Just buy a $600 monitor man, you can get something thats more than capapble of what you need since you already said your not a pro. Then take the other $600 and buy a nice lens.


----------



## John27 (Dec 20, 2012)

sactown024 said:


> Just buy a $600 monitor man, you can get something thats more than capapble of what you need since you already said your not a pro. Then take the other $600 and buy a nice lens.

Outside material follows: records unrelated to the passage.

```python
class InferenceRunner:

    def __init__(
        self,
        params: Params,
        model: Optional[torch.nn.Module] = None,
        device: Optional[str] = None,
        calibration: str = "skip",
        max_qual: int = constants.MAX_QUAL,
    ):
        self.params = params
        if device is None:
            device = "cuda" if torch.cuda.is_available() else "cpu"
        self.device = torch.device(device)
        self.calib = parse_calibration_string(calibration)
        self.max_qual = max_qual
        if model is None:
            model = get_model(params)
        model.eval()
        self.model = model

        self.native = (
            self.device.type == "cuda"
            and isinstance(model, EncoderOnlyLearnedValuesTransformer)
            and model.condense
        )
        if self.device.type == "cuda":
            self.ext = dc_ops.get_ext(required=self.native)
        else:
            self.ext = None

        self.model = model.to(self.device)
        if self.native:
            self._prepare_native(model)

    def _prepare_native(self, model) -> None:
        dev, bf16 = self.device, torch.bfloat16
        tf, rs, rv, cc, ce = build_gather_tables(model)
        self.table_flat = tf.to(dev)
        self.row_shift = rs.to(dev)
        self.row_vocab = rv.to(dev)
        self.chunk_cnt = cc.to(dev)
        self.chunk_entries = ce.to(dev)
        self.win = model.params.get("attn_win_size")
        self.num_heads = model.params["num_heads"]
        self.cond_wt = (
            model.condenser.weight.detach().t().contiguous().to(bf16).to(dev)
        )
        self.pos = (
            model.pos_encoding.to(bf16).to(dev)
            if model.add_pos_encoding
            else None
        )
        import os as _os

        self.cond_img = None
        self.pos_f32 = None
        cw = model.condenser.weight.detach()
        if fused_condense_enabled(
            cw.shape[1], _os.environ.get("DC_FUSED_CONDENSE")
        ):
            self.cond_img = build_condense_image(cw).to(dev)
            if model.add_pos_encoding:
                self.pos_f32 = (
                    model.pos_encoding.detach().float().contiguous().to(dev)
                )
        self.fused_embed = _os.environ.get("DC_FUSED_EMBED") != "0"
        self.rezero_fast = all(
            l.attn_wrap.rezero and l.ffn_wrap.rezero for l in model.layers
        ) and self.win is not None
        if self.rezero_fast:
            self.layer_w = []
            for l in model.layers:
                wq = l.attn.q_proj.weight.detach()
                wk = l.attn.k_proj.weight.detach()
                wv = l.attn.v_proj.weight.detach()
                wqkv_t = (
                    torch.cat([wq, wk, wv], 0).t().contiguous().to(bf16).to(dev)
                )
                self.layer_w.append(
                    dict(
                        wqkv_t=wqkv_t,
                        wout_t=l.attn.out_proj.weight.detach()
                        .t().contiguous().to(bf16).to(dev),
                        w1_t=l.ffn.filter_layer.weight.detach()
                        .t().contiguous().to(bf16).to(dev),
                        b1=l.ffn.filter_layer.bias.detach().to(bf16).to(dev),
                        w2_t=l.ffn.output_layer.weight.detach()
                        .t().contiguous().to(bf16).to(dev),
                        b2=l.ffn.output_layer.bias.detach().to(bf16).to(dev),
                        alpha_attn=float(l.attn_wrap.alpha.detach()),
                        alpha_ffn=float(l.ffn_wrap.alpha.detach()),
                    )
                )
            for lw in self.layer_w:
                lw["wout_t_a"] = lw["wout_t"] * lw["alpha_attn"]
                lw["w2_t_a"] = lw["w2_t"] * lw["alpha_ffn"]
                lw["b2_a"] = lw["b2"] * lw["alpha_ffn"]
            import os as _os

            self.ffn_fused_ok = (
                model.params["hidden_size"] == 280
                and model.params["filter_size"] == 2048
                and _os.environ.get("DC_FUSED_FFN") != "0"
            )
            self.ffn_v2 = _os.environ.get("DC_FFN_V2", "1") != "0"
            self.ffn_v3 = _os.environ.get("DC_FFN_V3", "1") != "0"
            self.ffn_v5 = _os.environ.get("DC_FFN_V5", "1") != "0"

            if self.ffn_fused_ok:
                for i, l in enumerate(model.layers):
                    lw = self.layer_w[i]
                    wq = l.attn.q_proj.weight.detach().float()
                    wk = l.attn.k_proj.weight.detach().float()
                    wv = l.attn.v_proj.weight.detach().float()
                    wqkv = torch.cat([wq, wk, wv], 0)
                    wqkv_pad = torch.zeros(896, 296)
                    wqkv_pad[:840, :280] = wqkv
                    lw["wqkv_pad"] = wqkv_pad.to(bf16).contiguous().to(dev)
                    wo = l.attn.out_proj.weight.detach().float()
                    wout_pad = torch.zeros(320, 296)
                    wout_pad[:280, :280] = wo
                    lw["wout_pad"] = wout_pad.to(bf16).contiguous().to(dev)
                    w1 = l.ffn.filter_layer.weight.detach().float()
                    w1p = torch.zeros(2048, 288)
                    w1p[:, :280] = w1
                    lw["w1_pad"] = w1p.to(bf16).contiguous().to(dev)
                    lw["b1_f32"] = (
                        l.ffn.filter_layer.bias.detach().float().to(dev)
                    )
                    w2 = l.ffn.output_layer.weight.detach().float()
                    w2p = torch.zeros(320, 2048)
                    w2p[:280] = w2
                    lw["w2_pad"] = w2p.to(bf16).contiguous().to(dev)
                    b2p = torch.zeros(320)
                    b2p[:280] = l.ffn.output_layer.bias.detach().float()
                    lw["b2_f32"] = b2p.to(dev)
                    w1v2 = torch.zeros(2048, 296)
                    w1v2[:, :280] = w1
                    w1v2[:, 287] = l.ffn.filter_layer.bias.detach().float()
                    lw["w1_v2"] = w1v2.to(bf16).contiguous().to(dev)
            self._addmm_act = hasattr(torch, "_addmm_activation")
            if self._addmm_act:
                try:
                    torch._addmm_activation(
                        torch.zeros(4, device=dev, dtype=bf16),
                        torch.zeros(2, 4, device=dev, dtype=bf16),
                        torch.zeros(4, 4, device=dev, dtype=bf16),
                    )
                except Exception:
                    self._addmm_act = False
        else:
            layers = copy.deepcopy(model.layers).to(bf16)
            for m in layers.modules():
                if isinstance(m, torch.nn.LayerNorm):
                    m.float()
            self.layers_bf16 = layers.to(dev)
        self.ln_gamma = model.output_norm.weight.detach().float().to(dev)
        self.ln_beta = model.output_norm.bias.detach().float().to(dev)
        self.w_head = model.fc1.weight.detach().float().contiguous().to(dev)
        self.b_head = model.fc1.bias.detach().float().to(dev)

    def _attn(self, qkv: torch.Tensor) -> torch.Tensor:
        b, l, w = qkv.shape
        d = w // (3 * self.num_heads)
        if d == 140 and 32 <= l <= 104 and 1 <= self.win <= 12:
            return self.ext.banded_attn_mfma(
                qkv, self.num_heads, self.win, d ** -0.5
            )
        return self.ext.banded_attn(qkv, self.num_heads, self.win)

    @torch.no_grad()
    def encode_native(self, rows: torch.Tensor) -> torch.Tensor:
        rows = rows.contiguous()
        b, _, l = rows.shape
        gather_args = (
            rows, self.table_flat, self.row_shift, self.row_vocab,
            self.chunk_cnt, self.chunk_entries,
        )
        if self.cond_img is not None:
            h = self.cond_wt.shape[1]
            pos = (
                self.pos_f32
                if self.pos_f32 is not None
                else torch.empty(0, dtype=torch.float32, device=rows.device)
            )
            if self.fused_embed:
                with trace.range("K2_K3_embed_condense"):
                    x = self.ext.fused_embed_condense(
                        *gather_args, self.cond_img, pos, h
                    )
            else:
                with trace.range("K2_embed_gather"):
                    emb = self.ext.embed_gather(*gather_args)
                with trace.range("K3_condenser"):
                    x = self.ext.fused_condense(
                        emb.reshape(b * l, -1), self.cond_img, pos, h, l
                    )
            x = x.view(b, l, -1)
        else:
            with trace.range("K2_embed_gather"):
                emb = self.ext.embed_gather(*gather_args)
            with trace.range("K3_condenser"):
                x = emb.reshape(b * l, -1) @ self.cond_wt
            x = x.view(b, l, -1)
            if self.pos is not None:
                x = x + self.pos[:l]
        if self.rezero_fast:
            h = x.shape[-1]
            flat = x.reshape(b * l, h)
            empty = flat.new_empty(0)
            for lw in self.layer_w:
                with trace.range("K5_qkv_proj"):
                    if self.ffn_fused_ok:
                        qkv = self.ext.fused_linear(
                            flat, lw["wqkv_pad"], empty, empty, 840,
                            False, 0.0
                        ).view(b, l, -1)
                    else:
                        qkv = (flat @ lw["wqkv_t"]).view(b, l, -1)
                with trace.range("K6_banded_attn"):
                    a = self._attn(qkv)
                if self.ffn_fused_ok:
                    with trace.range("K7_out_proj"):
                        flat = self.ext.fused_linear(
                            a.view(b * l, h), lw["wout_pad"], empty, flat,
                            280, False, lw["alpha_attn"],
                        )
                    with trace.range("K9_fused_ffn"):
                        if self.ffn_v5:
                            flat = self.ext.fused_ffn_v5(
                                flat, lw["w1_v2"], lw["w2_pad"],
                                lw["b2_f32"], lw["alpha_ffn"],
                            )
                        elif self.ffn_v3:
                            flat = self.ext.fused_ffn_v3(
                                flat, lw["w1_v2"], lw["w2_pad"],
                                lw["b2_f32"], lw["alpha_ffn"],
                            )
                        elif self.ffn_v2:
                            flat = self.ext.fused_ffn_v2(
                                flat, lw["w1_v2"], lw["w2_pad"],
                                lw["b2_f32"], lw["alpha_ffn"],
                            )
                        else:
                            flat = self.ext.fused_ffn(
                                flat, lw["w1_pad"], lw["b1_f32"],
                                lw["w2_pad"], lw["b2_f32"],
                                lw["alpha_ffn"],
                            )
                    continue
                flat = torch.addmm(flat, a.view(b * l, h), lw["wout_t_a"])
                if self._addmm_act:
                    ff = torch._addmm_activation(lw["b1"], flat, lw["w1_t"])
                    flat = torch.addmm(flat, ff, lw["w2_t_a"]).add_(lw["b2_a"])
                else:
                    ff = torch.addmm(lw["b1"], flat, lw["w1_t"]).relu_()
                    flat = torch.addmm(flat, ff, lw["w2_t_a"]).add_(lw["b2_a"])
            x = flat.view(b, l, h)
        else:
            for layer in self.layers_bf16:
                x, _ = layer(x, training=False)
        return x

    @torch.no_grad()
    def forward_windows_graphed(self, host_rows: torch.Tensor):
        if not self.native:
            return self.forward_windows(host_rows)
        shape = tuple(host_rows.shape)
        if getattr(self, "_graph_shape", None) != shape:
            try:
                g_in = torch.empty(
                    shape, dtype=host_rows.dtype, device=self.device
                )
                side = torch.cuda.Stream()
                side.wait_stream(torch.cuda.current_stream())
                with torch.cuda.stream(side):
                    for _ in range(2):
                        self.forward_windows(g_in)
                torch.cuda.current_stream().wait_stream(side)
                torch.cuda.synchronize()
                graph = torch.cuda.CUDAGraph()
                with torch.cuda.graph(graph):
                    g_bases, g_quals = self.forward_windows(g_in)
                torch.cuda.synchronize()
                self._graph = graph
                self._graph_in = g_in
                self._graph_out = (g_bases, g_quals)
                self._graph_shape = shape
            except Exception:
                self._graph_shape = None
                self._graph = None
                return self.forward_windows(host_rows)
        self._graph_in.copy_(host_rows, non_blocking=True)
        self._graph.replay()
        return self._graph_out

    @torch.no_grad()
    def forward_windows(
        self, rows: torch.Tensor, want_probs: bool = False
    ):
        rows = rows.to(self.device, non_blocking=True)
        if self.native:
            x = self.encode_native(rows)
            with trace.range("K10_K12_ln_head_qv"):
                out = self.ext.fused_ln_head_qv(
                x.reshape(-1, x.shape[-1]),
                self.ln_gamma,
                self.ln_beta,
                self.w_head,
                self.b_head,
                float(self.calib.threshold) if self.calib.enabled else -1.0,
                float(self.calib.w) if self.calib.enabled else 1.0,
                float(self.calib.b) if self.calib.enabled else 0.0,
                float(self.max_qual),
                want_probs,
            )
            b, l = rows.shape[0], rows.shape[2]
            bases = out[0].view(b, l)
            quals = out[1].view(b, l)
            if want_probs:
                return bases, quals, out[2].view(b, l, 5)
            return bases, quals
        probs = self.model(rows)
        return self.probs_to_calls(probs, want_probs)

    def probs_to_calls(self, probs: torch.Tensor, want_probs: bool = False):
        pmax, bases = probs.max(dim=-1)
        ep = (1.0 - pmax).clamp_min(1e-12)
        q = -10.0 * torch.log10(ep)
        if self.calib.enabled:
            if self.calib.threshold == 0:
                q = q * self.calib.w + self.calib.b
            else:
                mask = q > self.calib.threshold
                q = torch.where(mask, q * self.calib.w + self.calib.b, q)
        q = q.clamp_max(self.max_qual)
        q = torch.round(q).clamp_min(0)
        bases = bases.to(torch.uint8)
        quals = q.to(torch.uint8)
        if want_probs:
            return bases, quals, probs
        return bases, quals
```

We've been over this!  The larger twisted nematic displays are horrendous.  Some degree of color accuracy is important to me.  I'm not a pro, that's true, but I don't want my pictures to have washed out shadows or blue tinted faces either.  It's true $600 will get something that will show pictures on it, but A) It'll be 1920x1080 or 1920x1200 which is a bit low for working with higher resolution images, and doesn't give as much screen real estate and B) Won't be color accurate.

I already use a 23" calibrated IPS.  I cannot imagine going back to a TN display.  I'd rather stick with my 23" than go with a 30" TN display.


----------



## cgipson1 (Dec 20, 2012)

sactown024 said:


> Just buy a $600 monitor man, you can get something thats more than capapble of what you need since you already said your not a pro. Then take the other $600 and buy a nice lens.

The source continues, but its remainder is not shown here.